--- Supplied entries Enclosed Below ---
int cls_pooling(LinetrHandle* h, hipStream_t& st, const TokenStage& ts, int n_images, int N, int T, FwdWs& w) {
  if (int e = cls_pool_launch(h, st, cls_pool_plan(ts.cpnt != nullptr, N), ts, n_images, N, T, w.act[ENC_WORD][3], w.pooled)) return e;
  return value_projection(h, st, N, w.pooled, w.att);
}

int sentence(LinetrHandle* h, hipStream_t& st, int N, FwdWs& w) {
  const LinetrModelConfig& c = h->cfg;
  int e;
  {
    NormSpec ns; ns.mode = 1; ns.gamma = h->ln1g; ns.beta = h->ln1b; ns.eps = 1e-6f;
    if ((e = run_gemm_norm(h, st, h->Wfc, N, {w.att, D}, nullptr, w.fc, w.o, ns))) return e;
  }
  if ((e = run_gemm(h, st, h->Wf1, N, {w.o, D}, {w.f1, c.d_inner}, ACT_GELU))) return e;
  NormSpec ns; ns.mode = 1; ns.gamma = h->ln2g; ns.beta = h->ln2b; ns.add2 = w.lpos; ns.eps = 1e-6f;
  return run_gemm_norm(h, st, h->Wf2, N, {w.f1, c.d_inner}, w.o, w.f2, w.zA, ns);
}

enum { SIGK_F32 = 0, SIGK_SMALL = 1, SIGK_SPLIT4 = 2, SIGK_SPLIT8 = 3, SIGK_FUSED = 4 };
struct SigAttnPlan {
  int attn;
  bool fold_next, fused;
  int kernel() const { return fused ? SIGK_FUSED : attn; }
};
SigAttnPlan sig_attn_plan(const LinetrHandle* h, int n_images, int N, int max_n) {
  SigAttnPlan p;
  const bool small_attn = h->precision != LINETR_PREC_F32 && (int64_t)n_images * HEADS * cdiv(max_n, 256) < 64;
  p.attn = h->precision == LINETR_PREC_F32 ? SIGK_F32 : small_attn ? SIGK_SMALL : max_n <= 128 ? SIGK_SPLIT4 : SIGK_SPLIT8;
  p.fold_next = small_attn && N <= SIG_FOLD_MAX_ROWS && !LT_XENV("LINETR_NO_SIG_FOLD");
  p.fused = !p.fold_next && !LT_XENV("LINETR_NO_FUSED_QKV_ATTN") && h->precision == LINETR_PREC_BF16X6 && max_n <= 256 &&
            (int64_t)n_images * HEADS >= 128;
  return p;
}

int sig_plan_servable(const LinetrHandle* h, const SigAttnPlan& p, int N, int max_n) {
  if (p.attn < SIGK_F32 || p.attn > SIGK_SPLIT8) return fail(LINETR_E_ARG, "sig plan: attention kernel %d outside 0 .. 3", p.attn);
  if (h->precision == LINETR_PREC_F32 && (p.attn != SIGK_F32 || p.fused))
    return fail(LINETR_E_ARG, "sig plan: the f32 mode runs sig_attn_kernel (0) only");
  if (p.fold_next) {
    if (p.fused) return fail(LINETR_E_ARG, "sig plan: fold_next and the fused projection + attention exclude each other");
    if (p.attn != SIGK_SMALL) return fail(LINETR_E_ARG, "sig plan: fold_next leaves q/k/v at row stride 1024, which sig_attn_small (1) alone reads");
    if (N > SIG_FOLD_MAX_ROWS) return fail(LINETR_E_ARG, "sig plan: fold_next has buffers for up to %d sub-lines (got %d)", SIG_FOLD_MAX_ROWS, N);
  }
  if (p.fused) {
    if (h->precision != LINETR_PREC_BF16X6) return fail(LINETR_E_ARG, "sig plan: the fused projection + attention runs in bf16x6 mode only");
// ... 3 lines not shown
  }
  return LINETR_OK;
}

int sig_attention(LinetrHandle* h, hipStream_t st, int kernel, const float* qkv, int ldq, const int* cu_dev, int n_images, int N,
                  int max_n, double fl, float* msg) {
  if (kernel == SIGK_F32) {
    ProfScope ps(h, st, "sig_attn", fl, (double)N * D * 16);
    hipLaunchKernelGGL(sig_attn_kernel, dim3(n_images, HEADS, cdiv(max_n, ATT_QT)), dim3(256), 0, st, qkv, cu_dev, msg);
  } else {
    ProfScope ps(h, st, "sig_attn_bf16x6", fl, (double)N * D * 16);
    if (kernel == SIGK_SMALL)
      hipLaunchKernelGGL(sig_attn_small_kernel, dim3(n_images, HEADS, cdiv(max_n, 32)), dim3(256), 0, st, qkv, cu_dev, msg, ldq);
    else if (kernel == SIGK_SPLIT4)
      hipLaunchKernelGGL(sig_attn_split_kernel<4>, dim3(n_images, HEADS, cdiv(max_n, ATT_QT)), dim3(256), 0, st, qkv, cu_dev, msg);
    else
      hipLaunchKernelGGL(sig_attn_split_kernel<8>, dim3(n_images, HEADS, cdiv(max_n, 256)), dim3(512), 0, st, qkv, cu_dev, msg);
  }
  LT_LAUNCH_CHECK();
  return LINETR_OK;
}

int sig_qkv_attention(LinetrHandle* h, hipStream_t st, const SigLayer& S, const float* z, const int* cu_dev, int n_images, int N,
                      double attn_fl, float* msg) {
  LT_HIP(allow_dynamic_lds<sig_qkv_attn_kernel>(FQA_LDS));
  ProfScope ps(h, st, "sig_qkv_attn_bf16x6", 2.0 * N * 3.0 * D * D + attn_fl, (double)N * D * 8);
  hipLaunchKernelGGL(sig_qkv_attn_kernel, dim3(n_images, HEADS), dim3(512), FQA_LDS, st, z, S.Wqkv.st, S.Wqkv.b,
                     cu_dev, msg);
  LT_LAUNCH_CHECK();
  return LINETR_OK;
}

int sig_network(LinetrHandle* h, hipStream_t& st, const TokenStage& ts, const int32_t* h_cu, const int* cu_dev, int n_images, int N,
                float* d_line_desc, FwdWs& w, const SigAttnPlan* forced = nullptr) {
  const LinetrModelConfig& c = h->cfg;
  int max_n = 0;
  for (int i = 0; i < n_images; ++i) max_n = std::max(max_n, h_cu[i + 1] - h_cu[i]);
  int e;
  const double attn_fl = attn_flops(h_cu, n_images);
  const int64_t sig_bn_off = 4 * (int64_t)(c.enc_channels[0] + c.enc_channels[1] + c.enc_channels[2] + c.enc_channels[3]);
  const SigAttnPlan plan = forced ? *forced : sig_attn_plan(h, n_images, N, max_n);
  const bool fold_next = plan.fold_next, fused_qkv_attn = plan.fused;
  float *z = w.zA, *zn = w.zB;
  int ldz = D;
  float *zq = w.zqA, *zq_next = w.zqB;
  const float* qkv = w.qkv;
  int ldq = 3 * D;
  for (size_t l = 0; l < h->sig.size(); ++l) {
    const SigLayer& S = h->sig[l];
    if (fused_qkv_attn && S.Wqkv.st) {
      if ((e = sig_qkv_attention(h, st, S, z, cu_dev, n_images, N, attn_fl, w.msgp))) return e;
    } else {
      if (!fold_next || l == 0)
        if ((e = run_gemm(h, st, S.Wqkv, N, {z, ldz}, {w.qkv, 3 * D}, ACT_NONE))) return e;
      if ((e = sig_attention(h, st, plan.attn, qkv, ldq, cu_dev, n_images, N, max_n, attn_fl, w.msgp))) return e;
    }
    if ((e = run_gemm(h, st, S.W1, N, {z, ldz, w.msgp, D, D}, {w.hid, 2 * D}, ts.bn ? ACT_NONE : ACT_RELU))) return e;
    if (ts.bn && (e = bn_train_layer(st, *ts.bn, w.hid, N, 2 * D, 2 * D, h->bn_g[8 + l], h->bn_b[8 + l], sig_bn_off + (int64_t)l * 4 * D))) return e;
    if (l + 1 == h->sig.size()) break;
    if (fold_next) {
      if ((e = run_gemm(h, st, S.Wnext, N, {z, ldz, w.hid, 2 * D, D}, {zq, 4 * D}, ACT_NONE))) return e;
      z = zq; ldz = 4 * D; qkv = zq + D; ldq = 4 * D;
      std::swap(zq, zq_next);
    } else {
      if ((e = run_gemm(h, st, S.W2, N, {w.hid, 2 * D}, {zn, D}, ACT_NONE, z))) return e;
      std::swap(z, zn);
    }
    if (w.tap)
      LT_HIP(hipMemcpy2DAsync(w.tap + (int64_t)l * N * D, D * sizeof(float), z, ldz * sizeof(float), D * sizeof(float), N,
                              hipMemcpyDeviceToDevice, st));
    if ((e = pipe_boundary(ts.pipe, CUT_SIG0 + (int)l, st))) return e;
  }
  NormSpec l2; l2.mode = 2;
  if (h->sig.empty()) return run_gemm_norm(h, st, h->Wfin, N, {z, D}, nullptr, zn, d_line_desc, l2);
// ... 349 lines not shown
  const int64_t tmp_at = bytes;
  if (c->norm && !fuse) bytes += (int64_t)M * D * sizeof(float);
  if (bytes > 0) LT_HIP(hipMalloc((void**)&buf, bytes));
  if (h->precision != LINETR_PREC_F32) split_copies(w, buf, at, true, st);
  int e = LINETR_OK;
  if (hipGetLastError() != hipSuccess) e = fail(LINETR_E_HIP, "debug_gemm_case: splitting the weights failed");
  force.launch = true;
  if (!e && c->norm && !fuse) {
    float* tmp = reinterpret_cast<float*>(buf + tmp_at);
    e = run_gemm(h, st, w, M, A, {tmp, D}, c->act, c->R, nullptr, nullptr, &force);
    if (!e) e = row_norm(h, st, tmp, M, ns, c->Y);
  } else if (!e) {
    e = run_gemm(h, st, w, M, A, {c->Y, c->ldy}, c->act, c->R, pg, fuse ? &ns : nullptr, &force);
  }
  (void)hipStreamSynchronize(st);
  if (buf) (void)hipFree(buf);
  return e;
}

extern "C" int linetr_debug_sig_attention(LinetrHandle* h, int32_t kernel, int32_t layer, const float* d_in, int32_t ld_in,
                                          const int32_t* h_cu, int32_t n_images, float* d_msg, int32_t* kernel_used, void* stream) {
  if (!h) return fail(LINETR_E_ARG, "debug_sig_attention: null handle");
  if (h->cfg.bn_batch_stats) return fail(LINETR_E_ARG, "debug_sig_attention: a training-mode handle (bn_batch_stats = 1) is not served");
  if (kernel < -1 || kernel > SIGK_FUSED) return fail(LINETR_E_ARG, "debug_sig_attention: kernel must be -1 .. 4");
  if (int e = check_cu(h_cu, n_images)) return e;
  const int N = h_cu[n_images];
  int max_n = 0;
  for (int i = 0; i < n_images; ++i) max_n = std::max(max_n, h_cu[i + 1] - h_cu[i]);
  const bool query_only = kernel == -1 && !d_in && !d_msg;
  if (kernel == -1) kernel = sig_attn_plan(h, n_images, N, max_n).kernel();
  if (kernel_used) *kernel_used = kernel;
  if (query_only) return LINETR_OK;
  if (kernel == SIGK_FUSED) {
    if (h->precision != LINETR_PREC_BF16X6) return fail(LINETR_E_ARG, "debug_sig_attention: the fused kernel runs in bf16x6 mode only");
    if (max_n > 256) return fail(LINETR_E_ARG, "debug_sig_attention: the fused kernel takes images of up to 256 sub-lines");
    if (layer < 0 || layer >= (int)h->sig.size()) return fail(LINETR_E_ARG, "debug_sig_attention: layer out of range");
    if (!h->sig[layer].Wqkv.st) return fail(LINETR_E_ARG, "debug_sig_attention: the layer has no split-tile weight image");
    if (ld_in != D) return fail(LINETR_E_ARG, "debug_sig_attention: the fused kernel reads z rows, ld_in must be 256");
  } else if (ld_in != 3 * D && !(kernel == SIGK_SMALL && ld_in == 4 * D)) {
    return fail(LINETR_E_ARG, "debug_sig_attention: ld_in must be 768 (or 1024, sig_attn_small only)");
  }
  if (N <= 0) return LINETR_OK;
  if (!d_in || !d_msg) return fail(LINETR_E_ARG, "debug_sig_attention: null tensor");
  if (((uintptr_t)d_in | (uintptr_t)d_msg) % 16) return fail(LINETR_E_ARG, "debug_sig_attention: tensors must be 16-byte aligned");
  LT_HIP(hipSetDevice(h->device));
  hipStream_t st = (hipStream_t)stream;
  int* cu_dev = nullptr;
  LT_HIP(hipMalloc((void**)&cu_dev, (n_images + 1) * sizeof(int)));
  int e = LINETR_OK;
  if (hipMemcpyAsync(cu_dev, h_cu, (n_images + 1) * sizeof(int), hipMemcpyHostToDevice, st) != hipSuccess)
    e = fail(LINETR_E_HIP, "debug_sig_attention: cu_sub upload failed");
  const double fl = attn_flops(h_cu, n_images);
  if (!e)
    e = kernel == SIGK_FUSED ? sig_qkv_attention(h, st, h->sig[layer], d_in, cu_dev, n_images, N, fl, d_msg)
                             : sig_attention(h, st, kernel, d_in, ld_in, cu_dev, n_images, N, max_n, fl, d_msg);
  (void)hipStreamSynchronize(st);
  (void)hipFree(cu_dev);
  return e;
}

extern "C" int linetr_debug_tok_mlp(LinetrHandle* h, int32_t variant, const float* d_pnt, const float* d_score, int64_t rows_word,
                                    const float* d_sublines, const float* d_resp, const float* d_angle, int64_t rows_line,
                                    float* d_out_word, float* d_out_line, int32_t max_blocks, int32_t* variant_used, void* stream) {
  if (!h) return fail(LINETR_E_ARG, "debug_tok_mlp: null handle");
  if (h->cfg.bn_batch_stats) return fail(LINETR_E_ARG, "debug_tok_mlp: a training-mode handle (bn_batch_stats = 1) is not served");
  if (variant < -1 || variant > TOKV_CHAIN) return fail(LINETR_E_ARG, "debug_tok_mlp: variant must be -1 .. 4");
  if (rows_word < 0 || rows_line < 0 || rows_word > INT32_MAX / 8 || rows_line > INT32_MAX / 8)
    return fail(LINETR_E_ARG, "debug_tok_mlp: row counts must be 0 .. %d", INT32_MAX / 8);
  if (max_blocks < 0) return fail(LINETR_E_ARG, "debug_tok_mlp: max_blocks must be 0 (one block per compute unit) or positive");
  if (!fused_mlp_enabled(h->cfg) || h->cfg.enc_channels[0] != 32 || h->cfg.enc_channels[3] != D)
    return fail(LINETR_E_ARG, "debug_tok_mlp: needs keyline_encoder [32,64,128,256]");
  const bool query_only = variant == -1 && !d_out_word && !d_out_line;
  bool word = rows_word > 0 && variant != TOKV_LINE, line = rows_line > 0 && variant != TOKV_WORD;
  if (variant == -1) {
    const TokMlpPlan plan = tok_mlp_plan(h, rows_word, rows_line);
    variant = plan.both >= 0 ? plan.both : (word && !plan.word) || (line && !plan.line) ? (int)TOKV_CHAIN : word ? (int)TOKV_WORD : line ? (int)TOKV_LINE : -1;
  }
// ... 161 lines not shown
  if (!e) e = cls_pool_launch(h, st, kernel, ts, n_images, N, T, d_a4, d_pooled);
  (void)hipStreamSynchronize(st);
  if (buf) (void)hipFree(buf);
  return e;
}

extern "C" int64_t linetr_debug_stage_workspace_bytes(const LinetrHandle* h, int32_t N, int32_t n_images) {
  if (!h || N < 0 || n_images < 0) return -1;
  return fwd_layout(h, std::max(N, 1), 0, std::max(n_images, 1), nullptr).total;
}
--- End of Enclosed Supplied entries ---
#### Your task
Your task is to collect every line above that contains the word "else".

#### Completed exercise
  } else {
    else if (kernel == SIGK_SPLIT4)
    else
    } else {
    } else {
  } else if (!e) {
  } else if (ld_in != 3 * D && !(kernel == SIGK_SMALL && ld_in == 4 * D)) {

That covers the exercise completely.